ATM mutation in aggressive uterine adenosarcoma in which systemic chemotherapies had remarkable effects

Misaki Koyama 1, Ken Yamaguchi 1,, Yoshitsugu Chigusa 1, Koji Yamanoi 1, Mana Taki 1, Masumi Sunada 1, Akihito Horie 1, Junzo Hamanishi 1, Sachiko Minamiguchi 2, Masaki Mandai 1
PMCID: PMC9989063  PMID: 36896195

Abstract

Uterine adenosarcoma is a rare gynecologic malignancy, and 10–25% of the cases exhibit clinically aggressive behaviors. Although TP53 mutations are frequently identified in high-grade adenosarcomas of the uterus, definitive gene alterations have not been identified in uterine adenosarcomas. Specifically, no reports have described mutations in homologous recombination deficiency-related genes in uterine adenosarcomas. This study presents a case of uterine adenosarcoma without sarcomatous overgrowth but with TP53 mutation that exhibited clinically aggressive behaviors. The patient had an ATM mutation, which is a gene associated with homologous recombination deficiency, and exhibited a good response against platinum-based chemotherapy and possible therapeutic target by poly(ADP-ribose) polymerase inhibitors.

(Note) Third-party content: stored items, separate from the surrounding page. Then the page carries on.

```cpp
__global__ void tn1_scale_rows_kernel(const float* __restrict__ vbar, int64_t ldk, int64_t nrows, float* __restrict__ vs, int64_t lds,
                                      const float* __restrict__ sc, int sidx_v) {
  const int k = blockIdx.y;
  const float scale = sc[sidx_v + 2 * k];
  for (int64_t n = (int64_t)blockIdx.x * blockDim.x + threadIdx.x; n < lds; n += (int64_t)gridDim.x * blockDim.x)
    vs[(int64_t)k * lds + n] = n < nrows ? vbar[(int64_t)k * ldk + n] * scale : 0.0f;
}

constexpr int TN2_A_BYTES = 2 * 2 * 32 * 128 * 2;
constexpr int TN2_BUF = TN2_A_BYTES + TN1_X_BYTES + TN1_V_BYTES;
constexpr int TN2_DMA_PER_CHUNK = 15;
constexpr int tn2_lds_bytes() { return TN1_NBUF * TN2_BUF; }

__host__ __device__ inline int tn2_ntiles_half(int ncols) {
  const int nI = (ncols + 127) / 128, nJ = (ncols + 63) / 64;
  int t = 0;
  for (int I = 0; I < nI; ++I) t += (2 * I + 1 < nJ) ? 1 : 0;
  return t;
}
template <int AMIN>
__global__ __launch_bounds__(256, 1) void tn_topics_w2_kernel(TNTopicsArgs g) {
  using E = _Float16;
  using V8 = f16x8;
  using V4 = f16x4;
  constexpr int KT = TNT_KT, PIECE = 32 * 128, KA = 8;
  static_assert(KT == 10, "register plan below is for 10 topics");
  extern __shared__ __attribute__((aligned(16))) char smem[];
  const int tid = threadIdx.x, lane = tid & 63;
  const int w = __builtin_amdgcn_readfirstlane(tid >> 6);
  const int lr = lane & 15, lg = lane >> 4;
  const int kgroups = (g.K + KT - 1) / KT;
  const unsigned units = (unsigned)(g.ntiles * kgroups), bid = blockIdx.x;
  unsigned u; int sp;
  if ((g.nsplit & 7) == 0) { const unsigned idx = bid >> 3; sp = (int)(idx / units) * 8 + (int)(bid & 7u); u = idx % units; }
  else { sp = (int)(bid / units); u = bid % units; }
  const int tile = (int)(u % (unsigned)g.ntiles), gk = (int)(u / (unsigned)g.ntiles);
  int I = 0, J = tile;
// ... 217 lines not shown
```

### gdrf_amd/engine.py

```python
from __future__ import annotations

import contextlib
import ctypes as C
import math
from typing import Dict, Optional

import torch

from . import _lib
from .data import check_counts, is_sparse_counts

KERNEL_IDS = {"rbf": 0, "matern52": 1, "matern32": 2, "exponential": 3, "rationalquadratic": 4, "periodic": 5, "product": 6}
PRODUCT_KINDS = {"rbf": 0, "periodic": 5}
OPT_MODES = {"adam": 0, "adamw": 1, "clippedadam": 2}
OPT_RULES = {"adam": 0, "adamw": 1, "clippedadam": 2, "adamax": 3, "rmsprop": 4, "adagrad": 5, "adadelta": 6, "asgd": 7, "rprop": 8,
             "adagradrmsprop": 9}
OPT_CLIP_NORM, OPT_CLIP_VALUE, OPT_MOMENTUM, OPT_CENTERED = 1, 2, 4, 8

_WS_IDS = dict(W=0, Wbar=1, q=2, loc=3, tt=4, vbar=5, locbar=6, asum=7, Kuu=8, L=9, Linv=10, S=11, B=12, phi=13,
               mu=14, LinvT=15, ST=16, Knm=17, g_locbar=18)


def _stream_ptr(device) -> int:
    return torch.cuda.current_stream(device).cuda_stream
# ... 362 lines not shown
            fi = torch.finfo(self.dtype)
            y = self.Z.clamp(min=fi.tiny, max=1.0 - fi.eps)
            self.view("inducing_unc").copy_(y.log() - (-y).log1p())

    def refresh_inducing(self):
        if self.learn_inducing:
            torch.sigmoid(self.view("inducing_unc"), out=self.Z)

    def set_dirichlet(self, alpha: torch.Tensor):
        a = alpha.detach().to("cpu", torch.float64).contiguous()
        assert a.shape == (self.K, self.V)
        arr = (C.c_double * (self.K * self.V))(*a.flatten().tolist())
        _lib.check(self.lib.gdrf_set_dirichlet(self.ctx, arr), "gdrf_set_dirichlet")

    def workspace(self, name: str, n_rows: Optional[int] = None) -> torch.Tensor:
        ptr, cnt = C.c_void_p(), C.c_int64()
        _lib.check(self.lib.gdrf_ws_ptr(self.ctx, _WS_IDS[name], C.byref(ptr), C.byref(cnt)), "gdrf_ws_ptr")
        esz = self.lib.gdrf_ws_elem_size(self.ctx, _WS_IDS[name])
        flat = torch.empty(cnt.value, dtype=torch.float32 if esz == 4 else torch.float64, device=self.device)
        _lib.check(self.lib.gdrf_ws_copy(self.ctx, _WS_IDS[name], flat.data_ptr(), cnt.value, _stream_ptr(self.device)),
                   "gdrf_ws_copy")
        torch.cuda.synchronize(self.device)
        Mp = (self.M + 31) // 32 * 32
        ldk = (self.n_cap + 3) // 4 * 4
        n = self.n_cap if n_rows is None else n_rows
        if name in ("W", "Wbar", "Knm"):
            return flat.view(self.n_cap, Mp)[:n, :self.M].clone()
        if name in ("q", "asum"):
            return flat[:n].clone()
        if name in ("loc", "tt", "vbar", "locbar", "mu"):
            return flat.view(self.K, ldk)[:, :n].clone()
        if name in ("Kuu", "L", "Linv", "LinvT"):
            return flat.view(Mp, Mp)[:self.M, :self.M].clone()
        if name in ("S", "B", "ST"):
            return flat.view(self.K, Mp, Mp)[:, :self.M, :self.M].clone()
        if name == "phi":
            return flat.view(self.K, self.V).clone()
        raise KeyError(name)

    TIMING_SLOTS = ("probe", "k_nm", "transforms", "fwd_w", "loc", "fwd_t", "elbo_rows", "bwd_wbar", "bwd_knm",
                    "tn_sym", "tn_gt", "slab_reduce", "ubar", "step_finish", "adam", "factorize")

    def set_timing(self, enable: bool):
        _lib.check(self.lib.gdrf_set_timing(self.ctx, 1 if enable else 0), "gdrf_set_timing")

    def get_timing(self) -> Dict[str, Dict[str, float]]:
        n = len(self.TIMING_SLOTS)
        ms, cnt = (C.c_double * n)(), (C.c_int64 * n)()
        _lib.check(self.lib.gdrf_get_timing(self.ctx, ms, cnt, n), "gdrf_get_timing")
        return {name: dict(ms=ms[i], count=cnt[i]) for i, name in enumerate(self.TIMING_SLOTS)}

    FORM_SLOTS = ("wbar", "wbar_nslice", "a_k", "a_k_kgroups", "fwd_t", "fwd_t_kg", "loc", "ubar_q4", "rows", "rows_kt", "rows_vt", "gt",
                  "hyper", "predict", "predict_nb")
    FORM_NAMES = dict(wbar=("gemm_nt", "gemm_nt_t", "split<1>", "split<2>", "split_cc", "k64"), a_k=("gemm_tn", "tn_split", "tn_topics", "w2"),
                      fwd_t=("gemm_nt", "q4", "cc"), loc=("rows", "gemm_nt", "gemm_nt_wide"), rows=("mfma", "thread", "streamed"),
                      gt=("gemm_tn", "tn_split"), hyper=("f64", "tn"), predict=("mfma", "rows_lds", "rows_mem", "rows_bigk", "streamed"))

    def last_forms(self) -> Dict[str, object]:
        n = len(self.FORM_SLOTS)
        arr = (C.c_int * n)()
        _lib.check(self.lib.gdrf_last_forms(self.ctx, arr, n), "gdrf_last_forms")
        out = {}
        for slot, v in zip(self.FORM_SLOTS, arr):
            if v:
                out[slot] = self.FORM_NAMES[slot][v - 1] if slot in self.FORM_NAMES else v
        return out

    def _chk_rows(self, xs: torch.Tensor, ws: Optional[torch.Tensor] = None):
        if xs.device != self.device or xs.dtype != self.dtype or not xs.is_contiguous() or xs.dim() != 2 or xs.shape[1] != self.D:
            raise ValueError(f"xs must be a contiguous ({'n'},{self.D}) {self.dtype} tensor on {self.device}")
        if ws is not None and is_sparse_counts(ws):
            check_counts(ws, xs.shape[0], self.V, self.device)
        elif ws is not None:
            if ws.device != self.device or ws.dtype != torch.int32 or not ws.is_contiguous() or ws.shape != (xs.shape[0], self.V):
                raise ValueError(f"ws must be a contiguous (n,{self.V}) int32 tensor on {self.device}")

    def _counts_ptr(self, ws: Optional[torch.Tensor]):
        if ws is None or not is_sparse_counts(ws):
            if self._csr_bound:
                _lib.check(self.lib.gdrf_bind_counts_csr(self.ctx, None, None, None, 0, 0, None, None), "gdrf_bind_counts_csr")
                self._csr_bound = False
            return None if ws is None else ws.data_ptr()
        c = self._csr_cache
        if c is None or c[0] is not ws or c[1] != ws._version:
            crow = ws.crow_indices().to(torch.int64).contiguous()
            col = ws.col_indices().to(torch.int32).contiguous()
            val = ws.values().contiguous()
            order = torch.sort(col, stable=True)
            cperm = order.indices.to(torch.int64).contiguous()
            ccol = torch.searchsorted(order.values, torch.arange(self.V + 1, dtype=torch.int32, device=self.device)).to(torch.int64).contiguous()
            c = self._csr_cache = (ws, ws._version, (crow, col, val, ccol, cperm))
            self._csr_bound = False
        if not self._csr_bound:
            crow, col, val, ccol, cperm = c[2]
            _lib.check(self.lib.gdrf_bind_counts_csr(self.ctx, crow.data_ptr(), col.data_ptr(), val.data_ptr(), ws.shape[0], col.numel(),
                                                     ccol.data_ptr(), cperm.data_ptr()), "gdrf_bind_counts_csr")
            self._csr_bound = True
        return None

    def knm(self, xs: torch.Tensor) -> torch.Tensor:
        self._chk_rows(xs)
        out = torch.empty(xs.shape[0], self.M, dtype=self.dtype, device=self.device)
        self.knm_into(xs, out)
        return out

    def knm_into(self, xs: torch.Tensor, out: torch.Tensor):
        _lib.check(self.lib.gdrf_knm(self.ctx, xs.data_ptr(), xs.shape[0], self.Z.data_ptr(), self.params.data_ptr(),
# ... 519 lines not shown
```

Before: 24.37 steps/s.

## Add hand-scheduled AGPR-resident f16-split Wbar backward kernel for large row counts

Adds a new Wbar backward kernel, used when there are many row tiles and K is at most 16. It holds W fragments and B tiles in AGPRs through inline assembly and interleaves MFMA, global loads, LDS DMA and scale reads on a fixed static schedule. It uses one wave per column half, 256 threads and a single block per CU, and folds the rank-K locbar·U correction in afterwards with fp32 MFMA. The goal is to hide memory latency and raise MFMA utilization compared with the k64 kernel, at the cost of very fragile hand-tuned code: clobbering every AGPR, hard-coded vmcnt counts and low occupancy. The static_for helper moves into a shared header.

After: 24.85 steps/s (median of 6 runs). 1.02x the previous value.

```diff
diff --git a/gdrf_amd/csrc/api.hip b/gdrf_amd/csrc/api.hip
--- a/gdrf_amd/csrc/api.hip
+++ b/gdrf_amd/csrc/api.hip
@@ -907,6 +907,19 @@
           if constexpr (std::is_same<SP, SplitF16>::value) {
             const size_t lds64 = 8 * (size_t)SplitCfg<SP>::IMG * 2 + 2 * tabb;
             const int nkb = Mp / 64;
+            if (pairs * nct_ > 32 && K <= 16) {
+              const size_t lds_w1 = 8 * (size_t)SplitCfg<SP>::IMG * 2 + 2 * (size_t)(K + 1) * GDRF_TILE * sizeof(float);
+              const dim3 grid((unsigned)round_up(pairs * nct_, 8));
+              auto launch = [&](auto kern) {
+                HIPCHK(hipFuncSetAttribute((const void*)kern, hipFuncAttributeMaxDynamicSharedMemorySize, (int)lds_w1));
+                hipLaunchKernelGGL(kern, grid, dim3(256), lds_w1, s, a);
+                return 0;
+              };
+              if (int rc = K >= 8 ? launch(bwd_wbar_f16_w1_kernel<2>) : (K >= 4 ? launch(bwd_wbar_f16_w1_kernel<4>) : launch(bwd_wbar_f16_w1_kernel<8>))) return rc;
+              c->forms[GDRF_FORM_WBAR] = 7; c->forms[GDRF_FORM_WBAR_NSLICE] = 1;
+              LAUNCHCHK("wbar_split");
+              return 0;
+            }
             int nslice = 1;
             if (pairs * nct_ <= 32 && nkb >= 2) nslice = std::min(nkb, 8);
             if ((size_t)nslice * round_up(n, 256) * Mp > (size_t)c->nsplit_cap * (K + 1) * Mp * Mp) nslice = 1;
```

Keywords: Uterine adenosarcoma, ATM mutation, TP53 mutations

Introduction

Uterine adenosarcoma is an uncommon biphasic epithelial–mesenchymal tumor with benign or atypical epithelial elements and a malignant mesenchymal component ranging from low-grade to high-grade sarcomas. Although patients with adenosarcomas may have favorable clinical outcomes, approximately half of them had a recurrence [1, 2]. Poor pathological prognostic factors of adenosarcomas include vascular invasion and sarcomatous overgrowth, i.e., > 25% of the tumor volume comprise the sarcoma alone [1, 3, 4]. Although complete resection is the only treatment of choice for this patient population, advanced or recurrent disease is minimally responsive to current standard adjuvant treatments, including chemotherapy and radiation [2].

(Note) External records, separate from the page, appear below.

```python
def _note_schedule(sc, graph):
    global last_schedule
    if sc is None:
        last_schedule = {"sided": True, "aux_streams": 0, "lanes": 1, "lane1_aux": 0,
                         "captured": torch.cuda.is_current_stream_capturing(), "classes": False}
        return
    last_schedule = {"sided": True, "aux_streams": sc.n_aux,
                     "lanes": sc.state(SCHED_STATE_LANES),
                     "lane1_aux": sc.state(SCHED_STATE_L1_AUX),
                     "captured": bool(sc.state(SCHED_STATE_CAPTURING)),
                     "capture_full": bool(sc.state(SCHED_STATE_CAPTURE_FULL)),
                     "classes": bool(sc.state(SCHED_STATE_CLASSES))}


def use_sides(graph, layer_events=None, kernel_events=None):
    return graph.split is not None and layer_events is None and kernel_events is None


def _collect_sides(ev, K, graph):
    segs = [g for g, (a, b) in enumerate(graph.segments()) if b > a]
    if ev.timing is not None and side_timing is not None:
        side_timing.append({(k, g): (ev.timing[((k - 1) * N_SEGS + g) * 2],
                                     ev.timing[((k - 1) * N_SEGS + g) * 2 + 1])
                            for k in range(1, K + 1) for g in segs})
    if ev.trace is not None and side_trace is not None:
        side_trace.append({(k, g): list(zip(TRACE_PHASES,
                                            ev.trace[((k - 1) * N_SEGS + g) * 8:
                                                     ((k - 1) * N_SEGS + g + 1) * 8]))
                           for k in range(1, K + 1) for g in segs})


def _run_sided(what, call, sc, K, graph):
    ev = _SideEvents(sc, K, side_timing is not None, side_trace is not None)
    try:
        _check(call(sc.handle if sc is not None else None), what)
# ... 307 lines not shown
```

include/lgcn.h:

```cpp
#ifndef LGCN_H_
#define LGCN_H_

#include <stdint.h>
#include <stddef.h>

#ifdef __cplusplus
extern "C" {
#endif

#define LGCN_ABI_VERSION 14

#define LGCN_EINVAL      (-1)
#define LGCN_EALIGN      (-2)
#define LGCN_ETOOMANY    (-3)

#define LGCN_MAX_LAYERS 16

#define LGCN_COO_ROWS_UNSORTED   1
#define LGCN_COO_OUT_OF_RANGE    2
#define LGCN_COO_COLS_UNSORTED   4

#define LGCN_EPI_STORE 0
#define LGCN_EPI_MEAN  1
#define LGCN_EPI_ADD   2
// ... 201 lines not shown
const lgcn_emu_row_t* lgcn_live_flags(const void* scratch, int32_t n_rows, int32_t n_blocks);

typedef struct lgcn_sched lgcn_sched_t;
int lgcn_sched_create(void* const* aux_streams, int32_t n_aux, lgcn_sched_t** out);
int lgcn_sched_destroy(lgcn_sched_t* sched);
#define LGCN_SCHED_SLOTS0        1
#define LGCN_SCHED_SLOTS1        2
#define LGCN_SCHED_CHAIN         3
#define LGCN_SCHED_TIMING_START  4
#define LGCN_SCHED_TIMING_END    5
#define LGCN_SCHED_TRACE         6
#define LGCN_SCHED_TRACE_SIDES   7
#define LGCN_SCHED_TIMING_SIDES  8
#define LGCN_SCHED_CLASSES      16
#define LGCN_SCHED_LK_NORMAL    17
#define LGCN_SCHED_LANE1_SHARED 18
int lgcn_capture_full_schedule(void);
int lgcn_sched_set(lgcn_sched_t* sched, int32_t knob, int64_t value);
#define LGCN_SCHED_STATE_LANES     1
#define LGCN_SCHED_STATE_L1_AUX    2
#define LGCN_SCHED_STATE_CAPTURING 3
#define LGCN_SCHED_STATE_CLASSES   4
#define LGCN_SCHED_STATE_CAPTURE_FULL 5
int64_t lgcn_sched_state(const lgcn_sched_t* sched, int32_t what);

int lgcn_layer(const int32_t* rowptr, const lgcn_edge_t* edges, const int32_t* row_ids,
               int32_t n_rows, const lgcn_hub_plan_t* plan, lgcn_rows_t x, float x_div,
               const uint32_t* x_nz, float* y, int64_t ldy, int32_t d,
               const lgcn_epilogue_t* epi_host, const lgcn_sched_t* sched, void* stream);

int lgcn_propagate_forward(const int32_t* rowptr, const lgcn_edge_t* edges,
                           const int32_t* row_ids, int32_t n, const lgcn_hub_plan_t* plan,
                           lgcn_rows_t emb, int32_t d,
                           int32_t K, float* const* layer_bufs_host, float* out,
                           void* const* ev_host, const lgcn_sched_t* sched, void* stream);

int lgcn_propagate_backward(const int32_t* rowptr, const lgcn_edge_t* edges,
                            const int32_t* row_ids, int32_t n, const lgcn_hub_plan_t* plan,
                            lgcn_rows_t grad_out,
                            const uint32_t* grad_nz, int32_t d, int32_t K, float* work_h,
                            float* grad_e0, const lgcn_sched_t* sched, void* stream);

typedef struct {
    int32_t n;
    int32_t split;
    int32_t class_end[2];
// ... 181 lines not shown
```

Before: 14.79 billion edges/s.

## Use single-buffer view for layer-1 emulated rows and precompute gather addresses

In the first forward layer, each side's emulated-row kernels get a single-buffer view of the segmented input when the needed rows lie in one buffer. This lets k_emu_blocks use a SEG1 specialization with plain row*stride addressing. The kernel also moves per-edge address computation, LSB exponents and live masks into the per-window record load, broadcasting them with readlane instead of recomputing per element. It adds a full-window specialization that skips tail masking. The intent is to cut the integer and select overhead on the gather path, at the cost of more template variants and pointer arithmetic that assumes one contiguous buffer.

```diff
diff --git a/gcn_recommendation_amd/csrc/lgcn_engine.hip b/gcn_recommendation_amd/csrc/lgcn_engine.hip
--- a/gcn_recommendation_amd/csrc/lgcn_engine.hip
+++ b/gcn_recommendation_amd/csrc/lgcn_engine.hip
@@ -1010,7 +1010,7 @@
     hipEvent_t ev[kPoolEvents];
     int n = 0;
     int next = 0;
-    int32_t state[5] = {0, 0, 0, 0, 0};
+    int32_t state[6] = {0, 0, 0, 0, 0, 0};
 };
 struct StreamSet {
     hipStream_t aux[3];
@@ -1114,11 +1114,12 @@
                int32_t n, const lgcn_hub_plan_t& p, const lgcn_rows_t& x, float xdiv,
                const uint32_t* x_nz, float* y, int64_t ldy, int32_t d, const lgcn_epilogue_t& ep,
                const lgcn_sched* root, const StreamSet* ss, const Marks& mk, hipStream_t s,
-               Deps* dp = nullptr) {
+               Deps* dp = nullptr, const lgcn_rows_t* x_emu = nullptr) {
     const lgcn_sched* sc = ss ? root : nullptr;
+    const lgcn_rows_t& xw = x_emu ? *x_emu : x;
     const int32_t ne = p.n_emu_rows;
     const bool live = x_nz && p.emu_live && ne > 0 && chain_ok(x, d) && (!sc || sc->chain);
-    const bool chains = !live && ne > p.emu_part_rows[1] && chain_ok(x, d) && (!sc || sc->chain);
+    const bool chains = !live && ne > p.emu_part_rows[1] && chain_ok(xw, d) && (!sc || sc->chain);
     if ((chains || live ? p.emu_part_blocks[1] : p.n_emu_blocks) > p.emu_scratch_blocks)
         return LGCN_EINVAL;
     hipEvent_t* tr = mk.trace;
@@ -1153,7 +1154,7 @@
     auto chain_rows = [&](hipStream_t st) -> int {
         const EmuPart& q = parts[2];
         if (q.r1 <= q.r0) return 0;
-        return lgcn_chain_rows(edges, p.emu_blocks, p.emu_rows + q.r0, q.r1 - q.r0, x, xdiv,
+        return lgcn_chain_rows(edges, p.emu_blocks, p.emu_rows + q.r0, q.r1 - q.r0, xw, xdiv,
                                emu_y(2), emu_ld, d, &emu_ep, st);
     };
     const lgcn_emu_row_t* lflags =
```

Among uterine sarcomas, several genomic features of leiomyosarcomas were assessed [5]; however, the molecular landscape of adenosarcomas has not been characterized yet, even though some cases exhibit aggressive biological behaviors. The identification of gene mutations in unknown primary and rare cancers, for which there is no standard treatment, is promising for finding molecular targeting therapies and alternative anticancer agents. Specifically, homologous recombination (HR) deficiency is a biomarker for the use of poly(ADP-ribose)polymerase inhibitors (PARPis) [6] and has frequent effects against platinum-based chemotherapy. HR deficiency occurs across malignancies arising from several organs [7, 8]. Moreover, 22% of primary uterine leiomyosarcomas showed alterations in HR deficiency-related genes [9], especially BRCA2 alterations [10]. However, a few studies have identified the HR deficiency-related genes in uterine adenosarcoma.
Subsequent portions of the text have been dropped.